Durante su campaña electoral, Trump prometió resolver rápidamente dos de los conflictos más graves del panorama internacional: la guerra en Ucrania y la crisis en Gaza. Sin embargo, lejos de cumplir con esas promesas, la situación en ambos frentes se ha estancado —cuando no se ha agravado—, y la Casa Blanca no ha logrado articular una estrategia clara ni eficaz para influir en su resolución.
Más aún, el mandatario enfrenta ahora un dilema de consecuencias mayúsculas: decidir si Estados Unidos debe involucrarse militarmente en la creciente guerra entre Israel e Irán, un conflicto que de no ser contenido de manera rápida amenaza con desestabilizar la región de Oriente Medio.
Mientras Teherán intensifica su respuesta a los ataques israelíes y Netanyahu acelera su ofensiva, el margen de maniobra diplomático se estrecha, y la ambigüedad estratégica de Trump —caracterizada por amenazas imprecisas y mensajes contradictorios— incrementa la incertidumbre internacional.
En paralelo, las provocadoras iniciativas geopolíticas que el presidente impulsó al inicio de su segundo mandato —como la incorporación de Canadá como el estado 51, la anexión de Groenlandia o la recuperación del control del Canal de Panamá—, si bien no han sido formalmente abandonadas, han perdido protagonismo frente a la crudeza de los desafíos actuales.

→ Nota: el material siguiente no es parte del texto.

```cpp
struct lfpsqp_slab {
    void* p = nullptr;
    int refs = 0;
};
struct lfpsqp_vec {
    double* p = nullptr;
    int64_t n = 0;
    int64_t cap = 0;
    lfpsqp_slab* slab = nullptr;
};

constexpr int64_t kLdSkewDefault = 16;

struct lfpsqp_mat {
    double* p = nullptr;
// ... 42 lines not shown

    double* part = nullptr;
    size_t part_cap = 0;
    double* small = nullptr;
    size_t small_cap = 0;
    double* d_m = nullptr;
    double* h_m = nullptr;
    size_t m_cap = 0;
    std::vector<double> warm_V;
    int warm_m = 0;
    double* d_view = nullptr;
    double* d_nvec = nullptr;
    size_t nvec_cap = 0;
    double* d_tri = nullptr;
    size_t tri_cap = 0;
    double* d_zeros = nullptr;
    double* d_qw = nullptr;
    size_t qw_cap = 0;
    double* scal = nullptr;
    int64_t* istat = nullptr;
    double* h_scal = nullptr;
    int64_t* h_istat = nullptr;
    hipEvent_t ev_slot[4] = {nullptr, nullptr, nullptr, nullptr};
    hipEvent_t ev_t0 = nullptr, ev_t1 = nullptr;

    int tune_ks = 0;
    bool tune_nt = true;
    int ks_for(int64_t n) const { return tune_ks ? tune_ks : (n >= 4000000 ? 4 : 2); }
    int tune_onepass = 0;
    int tune_spgram = 0;
    int tune_vec_blocks = 0;
    int tune_nrb_mfma = -1;
    int tune_gping = 0;

    bool real_gpu = false;
    int place_tries = 3;
    int64_t place_min_bytes = (int64_t)1 << 30;
    double place_last_ms[64] = {0};
    int place_last_n = 0, place_last_pick = 0;

    struct ProjcgResume {
        bool valid = false;
        const double *x = nullptr, *g = nullptr, *d = nullptr, *Z = nullptr;
        int m = 0;
        int64_t nv = 0, iters = 0;
        bool gcur_is_rp = false;
        const double *dg = nullptr, *b = nullptr;
        double a0 = 0.0;
        int64_t n_global = 0;
        uint64_t epoch = 0;
    } pcg_resume;
    int batch_wg_cap = 0;
    int stage_cap = 0;
    uint64_t launch_epoch = 0;

    bool profiling = false;
    hipEvent_t prof_ev[lfpsqp::kProfSlots][lfpsqp::kProfEvents][2];
    int prof_used[lfpsqp::kProfSlots] = {0};
    int64_t prof_seq[lfpsqp::kProfSlots] = {0};
    bool prof_live[lfpsqp::kProfSlots] = {false};
    int64_t prof_count[lfpsqp::kProfSlots] = {0};
    double prof_ms[lfpsqp::kProfSlots] = {0};
    bool prof_init = false;
};

namespace lfpsqp {

int set_err(lfpsqp_ctx* ctx, int code, const char* fmt, ...);
int ensure_part(lfpsqp_ctx* ctx, size_t doubles);
int ensure_small(lfpsqp_ctx* ctx, size_t doubles);
int ensure_mvec(lfpsqp_ctx* ctx, size_t doubles);
int ensure_nvec(lfpsqp_ctx* ctx, size_t doubles);
int ensure_view(lfpsqp_ctx* ctx);
constexpr int kViewTau = 8;
constexpr int kViewScratch = kViewTau + 4 * 1024 + 64;
int allreduce_dev(lfpsqp_ctx* ctx, double* buf, int64_t count, int op = 0);

void prof_begin(lfpsqp_ctx* ctx, int s);
void prof_end(lfpsqp_ctx* ctx, int s);
void prof_collect(lfpsqp_ctx* ctx);

inline int64_t round_up(int64_t a, int64_t b) { return (a + b - 1) / b * b; }
inline int64_t ntiles_of(int64_t n, int ks) { return (n + (int64_t)kSlabRows * ks - 1) / ((int64_t)kSlabRows * ks); }

#define LF_HIP(ctx, expr)                                                                              \
    do {                                                                                               \
        hipError_t e__ = (expr);                                                                       \
        if (e__ != hipSuccess)                                                                         \
            return lfpsqp::set_err((ctx), LFPSQP_ERR_HIP, "%s failed: %s (%s:%d)", #expr,              \
                                   hipGetErrorString(e__), __FILE__, __LINE__);                        \
    } while (0)

#define LF_TRY(expr)               \
    do {                           \
        int rc__ = (expr);         \
        if (rc__ != 0) return rc__; \
    } while (0)

#define LF_ARG(ctx, cond)                                                                               \
    do {                                                                                                \
        if (!(cond)) return lfpsqp::set_err((ctx), LFPSQP_ERR_ARG, "invalid argument: %s (%s:%d)", #cond, \
                                            __FILE__, __LINE__);                                        \
    } while (0)

#define LF_LAUNCH_CHECK(ctx) LF_HIP(ctx, hipGetLastError())

// ... 355 lines not shown
```

lfpsqp.jl_amd/csrc/projcg.hip:

```cpp
#include <math.h>
#include <stdlib.h>

#include <algorithm>
#include <vector>

#include "internal.h"
#include "sparse.h"
#include "sphess.h"

namespace lfpsqp {

enum { S_DAD = 0, S_RG = 1, S_ALPHA = 2, S_RPGP = 3, S_GPGP = 4, S_BETA = 5, S_NR = 6, S_TOL = 7, S_DD = 8, S_ALPHA_PREV = 9 };
enum { I_STATUS = 0, I_ITER = 1, I_MAXIT = 2 };
enum { ST_RUNNING = 0, ST_CONVERGED = 1, ST_RG_BREAK = 2, ST_NEGCURV = 3, ST_MAXIT = 4 };

struct AOpD {
    double a0;
    const double* dg;
    __device__ __forceinline__ double2 apply(int64_t i, double2 d) const {
        if (dg) {
            const double2 q = ld2(dg + i);
            return make_double2((a0 + q.x) * d.x, (a0 + q.y) * d.y);
        }
        return make_double2(a0 * d.x, a0 * d.y);
    }
};

struct AOpV {
    const double* Av;
    __device__ __forceinline__ double2 apply(int64_t i, double2) const { return ld2(Av + i); }
};

struct AOpLR {
    double a0;
    const double* dg;
    const double* V;
    int64_t ldv;
    int k;
    const double *sigma, *vtv;
    __device__ __forceinline__ double2 apply(int64_t i, double2 d) const {
        double2 o = dg ? make_double2((a0 + dg[i]) * d.x, (a0 + dg[i + 1]) * d.y) : make_double2(a0 * d.x, a0 * d.y);
        for (int j = 0; j < k; ++j) {
            const double c = ld_scal(sigma + j) * ld_scal(vtv + j);
            const double2 v = ld2(V + (int64_t)j * ldv + i);
            o.x = fma(v.x, c, o.x);
            o.y = fma(v.y, c, o.y);
        }
        return o;
    }
};
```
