 __global__ __launch_bounds__(256) void dqb_reach_kernel(const DqbParams p, const DqbSkip k) {
     const int t = blockIdx.x * 4 + (threadIdx.x >> 6);
     if (t >= k.SCX * k.SCY) return;
     const int lane = threadIdx.x & 63;
     const int scx = t / k.SCY, cy = t - scx * k.SCY;
     const int cx = p.x0 / 4 + scx;
-    const int dx = lane / 5 - 2, dy = lane % 5 - 2;
-    const bool nb = lane < 25;
+    constexpr int W = 2 * kSkipReach + 1;
+    const int dx = lane / W - kSkipReach, dy = lane % W - kSkipReach;
+    const bool nb = lane < W * W;
+    const int ring = max(abs(dx), abs(dy));
     const int ax = cx + dx, ay = cy + dy;
     const bool inside = nb && ax >= 0 && ax < k.CX && ay >= 0 && ay < k.CY;
     const unsigned long long *urow = k.U + ((size_t)(inside ? ax : 0) * k.CY + (inside ? ay : 0)) * k.WZ;
-    unsigned char *rs = k.mb + ((long)scx * p.nby + cy) * p.nbz;
+    unsigned char *rcell = k.rc + ((long)scx * p.nby + cy) * p.nbz;
     for (int wz = 0; wz < k.WZ; ++wz) {
-        unsigned long long e1 = ~0ull, e2 = ~0ull;
+        unsigned long long e1 = ~0ull, e2 = ~0ull, e3 = ~0ull;
         if (nb) {
             const unsigned long long cur = inside ? urow[wz] : 0ull, prv = inside && wz > 0 ? urow[wz - 1] : 0ull,
                                      nxt = inside && wz + 1 < k.WZ ? urow[wz + 1] : 0ull;
             const unsigned long long a1 = cur & row_shr(cur, nxt, 1) & row_shl(cur, prv, 1);
-            e2 = a1 & row_shr(cur, nxt, 2) & row_shl(cur, prv, 2);
-            if (dx >= -1 && dx <= 1 && dy >= -1 && dy <= 1) e1 = a1;
+            const unsigned long long a2 = a1 & row_shr(cur, nxt, 2) & row_shl(cur, prv, 2);
+            e3 = a2 & row_shr(cur, nxt, 3) & row_shl(cur, prv, 3);
+            if (ring <= 2) e2 = a2;
+            if (ring <= 1) e1 = a1;
         }
         e1 = wave_and_u64(e1);
         e2 = wave_and_u64(e2);
+        e3 = wave_and_u64(e3);
         if (lane < 16) {
             const int bz = wz * 16 + lane;
-            const unsigned long long grp = 0xfull << (4 * lane);
-            if (bz < p.nbz) rs[bz] = (e2 & grp) == grp ? 2 : ((e1 & grp) == grp ? 1 : 0);
-        }
-    }
-    for (int bz = k.WZ * 16 + lane; bz < p.nbz; bz += 64) rs[bz] = 0;
+            const unsigned g1 = (unsigned)(e1 >> (4 * lane)) & 0xfu, g2 = (unsigned)(e2 >> (4 * lane)) & 0xfu,
+                           g3 = (unsigned)(e3 >> (4 * lane)) & 0xfu;
+            if (bz < p.nbz) {
+                unsigned r = 0;
+#pragma unroll
+                for (int c = 0; c < 4; ++c) r |= (((g1 >> c) & 1u) + ((g2 >> c) & 1u) + ((g3 >> c) & 1u)) << (2 * c);
+                rcell[bz] = (unsigned char)r;
+            }
+        }
+    }
+    for (int bz = k.WZ * 16 + lane; bz < p.nbz; bz += 64) rcell[bz] = 0;
 }
 
 __global__ __launch_bounds__(256) void dqb_bound_kernel(const double *__restrict__ node_dq, const DqbParams p, const DqbSkip k, int all_bounds) {
@@ -981,8 +996,8 @@
     const double cxd = (double)(p.x0 + bx * kBX) + 0.5 * (kBX - 1), cyd = (double)(by * kBY) + 0.5 * (kBY - 1),
                  czd = (double)(bz * kBZ) + 0.5 * (kBZ - 1);
     const float cx = (float)cxd, cy = (float)cyd, cz = (float)czd;
-    const int rs = real ? (int)k.mb[brick] : 0;
-    const bool want = real && (rs > 0 || all_bounds);
+    const unsigned rcb = real ? (unsigned)k.rc[brick] : 0u;
+    const bool want = real && (rcb != 0u || all_bounds);
     const unsigned short id = want ? k.used[brick * kSkipUsed + sub] : (unsigned short)0xffff;
     const bool have = id < 0xfffe && (int)id < p.N;
     bool bad = false;
@@ -1045,23 +1060,37 @@
         d = d + (cn + d) * 0x1p-23 + cn * 4e-6 + 2e-3;
         D = (float)(d * (1.0 + 0x1p-22));
         const double need = d + 1.0;
-        m = need <= 4.0 ? 1 : (need <= 8.0 ? 2 : 255);
-    }
-    const bool safe = m <= rs && all_bounds != 2;
+        m = need <= 4.0 ? 1 : (need <= 8.0 ? 2 : (need <= 4.0 * kSkipReach ? 3 : 255));
+    }
+    unsigned safe_cells = 0u;
+    if (all_bounds != 2) {
+#pragma unroll
+        for (int c = 0; c < 4; ++c) safe_cells |= (m <= (int)((rcb >> (2 * c)) & 3u) ? 1u : 0u) << c;
+    }
     if (sub == 0 && real) {
         k.db[brick] = want ? D : -1.0f;
         k.mb[brick] = (unsigned char)m;
-        reinterpret_cast<unsigned char *>(k.S)[brick] = safe ? 1 : 0;
+        reinterpret_cast<unsigned char *>(k.S)[brick] = safe_cells == 0xfu ? 1 : 0;
+        k.cs[brick] = (unsigned char)safe_cells;
     }
     const unsigned l = (blockIdx.x ^ (blockIdx.x >> 6) ^ (blockIdx.x >> 12) ^ (blockIdx.x >> 18)) % kSkipLists;
-    const unsigned long long unsafe = __ballot(sub == 0 && real && !safe);
-    if (unsafe == 0ull) return;
+    const unsigned unsafe_cells = sub == 0 && real ? ~safe_cells & 0xfu : 0u;
+    const int n_mine = __builtin_popcount(unsafe_cells);
+    const int n0 = __builtin_amdgcn_readlane(n_mine, 0), n1 = __builtin_amdgcn_readlane(n_mine, 16), n2 = __builtin_amdgcn_readlane(n_mine, 32),
+              n3 = __builtin_amdgcn_readlane(n_mine, 48);
+    const int total = n0 + n1 + n2 + n3;
+    if (total == 0) return;
     const int lane = threadIdx.x & 63;
     unsigned base = 0;
-    if (lane == __builtin_ctzll(unsafe)) base = atomicAdd(k.sub_count + 16 * l, (unsigned)__builtin_popcountll(unsafe));
-    base = (unsigned)__builtin_amdgcn_readlane((int)base, __builtin_ctzll(unsafe));
-    if (sub == 0 && real && !safe)
-        k.sub_list[(size_t)l * k.sub_cap + base + (unsigned)__builtin_popcountll(unsafe & ((1ull << lane) - 1ull))] = (unsigned)brick;
+    if (lane == 0) base = atomicAdd(k.sub_count + 16 * l, (unsigned)total);
+    base = (unsigned)__builtin_amdgcn_readlane((int)base, 0);
+    if (unsafe_cells) {
+        const int g4 = grp & 3;
+        unsigned at = base + (unsigned)((g4 > 0 ? n0 : 0) + (g4 > 1 ? n1 : 0) + (g4 > 2 ? n2 : 0));
+#pragma unroll
+        for (int c = 0; c < 4; ++c)
+            if ((unsafe_cells >> c) & 1u) k.sub_list[(size_t)l * k.sub_cap + at++] = 4u * (unsigned)brick + (unsigned)c;
+    }
 }
 
 template <bool NT>
@@ -1072,7 +1101,7 @@
     const unsigned zp = (unsigned)p.Z >> 2;
     const unsigned row = pack / zp, cz = pack - row * zp;
     const unsigned xl = row / (unsigned)p.Y, y = row - xl * (unsigned)p.Y;
-    if (!reinterpret_cast<const unsigned char *>(k.S)[((size_t)(xl >> 2) * p.nby + (y >> 2)) * p.nbz + (cz >> 2)]) return;
+    if (!((k.cs[((size_t)(xl >> 2) * p.nby + (y >> 2)) * p.nbz + (cz >> 2)] >> (cz & 3u)) & 1u)) return;
     const size_t off = (size_t)pack * 4;
     typedef float v4f __attribute__((ext_vector_type(4)));
     float4 t0, w0;
@@ -1121,10 +1150,12 @@
     k.U = reinterpret_cast<unsigned long long *>(take((size_t)k.CX * k.CY * k.WZ * 8));
     k.S = reinterpret_cast<unsigned long long *>(take((size_t)nbricks));
     k.mb = reinterpret_cast<unsigned char *>(take((size_t)nbricks));
-    k.sub_cap = (unsigned)((((nbricks + 15) / 16 + kSkipLists - 1) / kSkipLists) * 16);
+    k.sub_cap = (unsigned)((((nbricks + 15) / 16 + kSkipLists - 1) / kSkipLists) * 16 * 4);
     k.sub_count = reinterpret_cast<unsigned *>(take((size_t)kSkipLists * 64));
     k.sub_list = reinterpret_cast<unsigned *>(take((size_t)kSkipLists * k.sub_cap * 4));
     k.db = reinterpret_cast<float *>(take((size_t)nbricks * 4));
+    k.cs = reinterpret_cast<unsigned char *>(take((size_t)nbricks));
+    k.rc = reinterpret_cast<unsigned char *>(take((size_t)nbricks));
     if (used) *used = at;
     return at <= nv * 40;
 }
@@ -1196,7 +1227,7 @@
             const long nbr = (long)p.nbx * p.nby * p.nbz;
             int ex = 0;
             const int sat_ok = frexp(p.tdist, &ex) == 0.5 && p.wmax > 0.0 && (double)(float)p.wmax == p.wmax ? 1 : 0;
-            const int cx_lo = std::max(0, p.x0 / 4 - 2), cx_hi = std::min(sk.CX, (p.x0 + p.nx) / 4 + 2);
+            const int cx_lo = std::max(0, p.x0 / 4 - kSkipReach), cx_hi = std::min(sk.CX, (p.x0 + p.nx) / 4 + kSkipReach);
             if (cx_hi > cx_lo)
                 hipLaunchKernelGGL((dqb_live_mask_kernel<LiveT>), dim3((unsigned)((cx_hi - cx_lo) * sk.CY)), dim3(1024), 0, s, (const LiveT *)live, p.LX,
                                    p.LY, p.LZ, p.tdist, sk, cx_lo);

En un escenario dominado por múltiples conflictos armados, tensiones entre grandes potencias y el marcado debilitamiento del multilateralismo, estas propuestas han quedado reducidas, por ahora, a gestos simbólicos o aspiraciones nacionalistas sin viabilidad inmediata.
La conclusión es clara y preocupante: Trump ha regresado al poder en un mundo más incierto, polarizado y peligroso que el que dejó en 2021. Pero, lejos de aportar claridad, certidumbre y seguridad, su estilo errático e impredecible de liderazgo en estos cinco meses ha contribuido a amplificar la confusión estratégica y la inestabilidad internacional. Si no redefine pronto sus prioridades y actúa con mayor responsabilidad y visión global, su segundo mandato corre el riesgo de pasar a la historia no por restaurar la grandeza de Estados Unidos, sino por acelerar su declive como potencia global confiable. El peligro es que EE. UU. pase de ser la “nación imprescindible” —como la llamaba la ex secretaria de Estado Madeleine Albright— a convertirse en la nación impredecible.